In this setup, we assume the following encoded and received messages respectively:
\[
\begin{bmatrix}
c_1 & c_2 & c_3 & c_4 & c_5 \\
3 & 0 & 6 & 0 & 3 
\end{bmatrix}
$\rightarrow$ 
\begin{bmatrix}
r_1 & r_2 & r_3 & r_4 & r_5 \\
2 & 0 & 6 & 0 & 3 
\end{bmatrix}
\]

Recall that $c_1, c_2, c_3$ is the original message sent while $c_4$ and $c_5$ are the extra characters to account for error

#### Error Correction via Berlekamp-Welch Algorithm:
- **Received Data**: Bob receives $n+2k$ packets, among which up to $k$ might be erroneous.
- **Algorithm Task**: Construct two polynomials, $Q(x)$ and the error-locator polynomial $E(x)$, such that:
  $$
  Q(x) = P(x)E(x)
  $$
  where $E(x)$ has roots at the error positions and degree $k$.

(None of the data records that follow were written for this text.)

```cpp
#ifdef FCD_ABLATE
extern __device__ int fcd_abl_level[4];
#ifdef FCD_TRACE_ONLY
#define FCD_ABL(slot, lvl) false
#else
#define FCD_ABL(slot, lvl) (fcd_abl_level[slot] >= (lvl))
#endif
void fcd_abl_refresh(hipStream_t s);
extern __device__ unsigned long long *fcd_trace_buf;
#define FCD_TRACE(rec, slot)                                                                      \
    do {                                                                                          \
        if (fcd_trace_buf && threadIdx.x == 0) fcd_trace_buf[(size_t)(rec) * 8 + (slot)] = wall_clock64(); \
    } while (0)
#define FCD_TRACE_VAL(rec, slot, v)                                                               \
    do {                                                                                          \
        if (fcd_trace_buf && threadIdx.x == 0) fcd_trace_buf[(size_t)(rec) * 8 + (slot)] = (unsigned long long)(v); \
    } while (0)
#define FCD_TRACE_AT(t0, rec, slot)                                                               \
    do {                                                                                          \
        if (fcd_trace_buf && threadIdx.x == (t0)) fcd_trace_buf[(size_t)(rec) * 8 + (slot)] = wall_clock64(); \
    } while (0)
#define FCD_TRACE_VAL_AT(t0, rec, slot, v)                                                        \
    do {                                                                                          \
        if (fcd_trace_buf && threadIdx.x == (t0)) fcd_trace_buf[(size_t)(rec) * 8 + (slot)] = (unsigned long long)(v); \
    } while (0)
#else
#define FCD_ABL(slot, lvl) false
#define FCD_TRACE(rec, slot) do { } while (0)
#define FCD_TRACE_VAL(rec, slot, v) do { } while (0)
#define FCD_TRACE_AT(t0, rec, slot) do { } while (0)
#define FCD_TRACE_VAL_AT(t0, rec, slot, v) do { } while (0)
static inline void fcd_abl_refresh(hipStream_t) {}
#endif
```

### fcdiff_amd/csrc/fcd_gibbs.hip

```cpp
#include "fcd_common.h"
#include <chrono>

namespace {

__global__ __launch_bounds__(256) void gibbs_init_f(uint8_t *__restrict__ f_state, int64_t C, int GW, uint32_t chain0,
                                                    uint64_t seed) {
    const int lane = threadIdx.x & 63;
    const int64_t item = (int64_t)blockIdx.x * 4 + (threadIdx.x >> 6);
    const int64_t n_pairs = (C + 1) / 2;
    if (item >= n_pairs * GW) return;
    const int w = (int)(item / n_pairs);
    const int64_t pr = item % n_pairs;
    const uint32_t chain = chain0 + (uint32_t)w * 64u + lane;
    const fcd_u4 x = fcd_philox((uint32_t)pr, chain, 0u, FCD_KIND_INIT_F, (uint32_t)seed, (uint32_t)(seed >> 32));
    const int f0 = min((int)(fcd_u53(x.x, x.y) * 3.0), 2);
    const int f1 = min((int)(fcd_u53(x.z, x.w) * 3.0), 2);
    const int64_t c = pr * 2;
    f_state[((int64_t)w * C + c) * 64 + lane] = (uint8_t)f0;
    if (c + 1 < C) f_state[((int64_t)w * C + c + 1) * 64 + lane] = (uint8_t)f1;
}

__global__ __launch_bounds__(256) void gibbs_init_r(uint64_t *__restrict__ r_bits, int Nreg, int U, int GW,
                                                    uint32_t chain0, uint64_t seed, double pi) {
    const int lane = threadIdx.x & 63;
// ... 735 lines not shown
#ifdef FCD_ABLATE
    FCD_TRACE_VAL(trec, 4, tr_terms);
    FCD_TRACE_VAL(trec, 5, tr_draw);
    FCD_TRACE_VAL(trec, 6, tr_rest);
#endif
    FCD_TRACE(trec, 3);
}

__global__ __launch_bounds__(64 * FP_EC) void gibbs_f_records_kernel(const double *__restrict__ S_B, const double *__restrict__ lMf,
                                                                     const double *__restrict__ hyper, int Nreg, int U,
                                                                     char *__restrict__ frec, unsigned *__restrict__ any_tile,
                                                                     unsigned *__restrict__ votes, int n_votes) {
    const int NPAIR = (U + 1) >> 1;
    const fpt_tile T = fpt_locate((int)blockIdx.x, Nreg);
    for (int i = (int)(blockIdx.x * blockDim.x + threadIdx.x); i < n_votes; i += (int)(gridDim.x * blockDim.x)) votes[i] = 0u;
    auto has = [&](int e) -> bool { return (e % FT_W) < (e < FT_W ? T.cnt0 : T.cnt1); };
    auto cid = [&](int e) -> int64_t { return (e < FT_W ? T.cr0 : T.cr1) + (e % FT_W); };
    fcd_f4v *dst4 = reinterpret_cast<fcd_f4v *>(frec) + (size_t)blockIdx.x * NPAIR * (FP_EC * F_REC_PIECES);
    for (int ep = threadIdx.x; ep < FP_EC * NPAIR; ep += blockDim.x) {
        const int e = ep / NPAIR, pr = ep - e * NPAIR;
        if (!has(e)) continue;
        const int u = 2 * pr;
        const double2 *su = reinterpret_cast<const double2 *>(lMf + cid(e) * U * 6) + u * 3;
        double2 A[3], B[3];
#pragma unroll
        for (int l = 0; l < 3; ++l) {
            A[l] = su[l];
            B[l] = (u + 1 < U) ? su[3 + l] : make_double2(0.0, 0.0);
        }
#pragma unroll
        for (int s2 = 0; s2 < 8; ++s2)
            if (s2 != 5 && s2 != 7) dst4[(pr * FP_EC + e) * F_REC_PIECES + (s2 < 5 ? s2 : 5)] = fp_pair_piece(A, B, s2);
    }
    const int e = (int)(threadIdx.x >> 6), lane = threadIdx.x & 63;
    __shared__ int open_edges;
    if (threadIdx.x == 0) open_edges = 0;
    __syncthreads();
    if (has(e)) {
        const int64_t c = cid(e);
        const double2 *su = reinterpret_cast<const double2 *>(lMf + c * U * 6) + (lane < U ? lane : 0) * 3;
        const float a = fp_edge_bound(su, lane < U);
        double b[6] = {0.0, 0.0, 0.0, 0.0, 0.0, 0.0};
        bool finite = true;
        if (lane < U) {
#pragma unroll
            for (int l = 0; l < 3; ++l) {
                const double v[3] = {su[l].x, su[l].y, su[l].x - su[l].y};
                finite = finite && isfinite(v[0]) && isfinite(v[1]);
#pragma unroll
                for (int q = 0; q < 3; ++q) {
                    b[2 * q] = l == 0 ? v[q] : fmin(b[2 * q], v[q]);
                    b[2 * q + 1] = l == 0 ? v[q] : fmax(b[2 * q + 1], v[q]);
                }
            }
        }
        finite = __ballot(!finite) == 0ull;
#pragma unroll
        for (int q = 0; q < 6; ++q) b[q] = fcd_wave_sum(b[q]);
        if (lane == 0) {
            fcd_f_edge_rec k = {};
            const double sb0 = S_B[c * 3 + 0];
            k.d1 = S_B[c * 3 + 1] - sb0;
            k.d2 = S_B[c * 3 + 2] - sb0;
            k.a = a;
            const double slack = 8e-15 * (double)a;
#pragma unroll
            for (int q = 0; q < 6; ++q)
                k.b[q] = !finite ? __builtin_nanf("") : (q & 1) ? __double2float_ru(b[q] + slack) : __double2float_rd(b[q] - slack);
            reinterpret_cast<fcd_f_edge_rec *>(frec + (size_t)gridDim.x * NPAIR * (FP_EC * F_REC_PIECES * 16))[c] = k;
            const double c1 = (hyper[FCD_H_LNGAMMA + 1] - hyper[FCD_H_LNGAMMA + 0]) + k.d1;
            const double c2 = (hyper[FCD_H_LNGAMMA + 2] - hyper[FCD_H_LNGAMMA + 0]) + k.d2;
            if (fcd_f_edge_mode(c1, c2, k.b, fcd_f_edge_delta(c1, c2, NPAIR, a), FCD_F_SURE_T - FCD_F_SURE_DRIFT) < 0) open_edges = 1;
        }
    }
    __syncthreads();
    if (threadIdx.x == 0 && (T.cnt0 > 0 || T.cnt1 > 0)) any_tile[open_edges ? 1 : 0] = 1u;
}
__global__ void gibbs_f_hint_kernel(unsigned *__restrict__ any_tile, volatile unsigned *hint, unsigned build, const double *lM,
                                    const double *hyper) {
    const unsigned any = any_tile[0] != 0u ? 1u : 0u, all = (any && any_tile[1] == 0u) ? 1u : 0u;
    any_tile[0] = 0u;
    any_tile[1] = 0u;
    reinterpret_cast<unsigned long long *>(any_tile)[1] = (unsigned long long)(uintptr_t)lM;
    reinterpret_cast<unsigned long long *>(any_tile)[2] = (unsigned long long)(uintptr_t)hyper;
    for (int i = 0; i < 5; ++i) reinterpret_cast<double *>(any_tile)[7 + i] = hyper[i];
    __hip_atomic_store(const_cast<unsigned *>(hint), 4u * build + 2u * all + any, __ATOMIC_RELEASE, __HIP_MEMORY_SCOPE_SYSTEM);
}
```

  * In this case, $Q(x) = a_3 x^3 + a_2 x^2 + a_1 x + a_0$, where each of the coefficients $a_i$ are unknown
  * Bob also doesn't know that $r_1$ is the actual corrupted position of the message
  * Since $k$ is $1$, the degree of $E(x)$ is also $1$. Thus, $x -e_1 = x + b_0$ or $-e_1 = b_0$

He then sets up the system of equations by substituting $i=1$ to $5$ into $Q(i) = r_i E(i)$, and simplifies to determine the coefficients of $E(x)$:


\begin{aligned}
a_3 + a_2 + a_1 + a_0 + 5b_0 &= 2 \\
a_3 + 4a_2 + 2a_1 + a_0 &= 0 \\
6a_3 + 2a_2 + 3a_1 + a_0 + b_0 &= 4 \\
a_3 + 2a_2 + 4a_1 + a_0 &= 0 \\
6a_3 + 4a_2 + 5a_1 + a_0 + 4b_0 &= 1 
\end{aligned}

*Note that we are always doing our calculatons in (modulo 7) for this example

Solving this system, Bob finds that the coefficients are $a_3 = 1, a_2 = 0, a_1 = 0, a_0 = 6,$ and $b_0 = 6$. 

The polynomial $E(x) = x + 6 = x - 1$ indicates that the error is at $x=1$ (the first character) and the error value was $6$.
  * $6$ is equivalent to $-1$ in mod $7$, and we also want the error equation to be in $x -e_1$ form to directly see the position of the error

 To retrieve the original message, Bob calculates $P(x) = Q(x) / E(x) = \frac{x^3 + 6}{x - 1} = x^2 + x + 1 \pmod 7$
 * Bob notices the first character was corrupted ($e_1 = 1$) so now he computes $P(1) = 3$ and retrieves the original message at that point.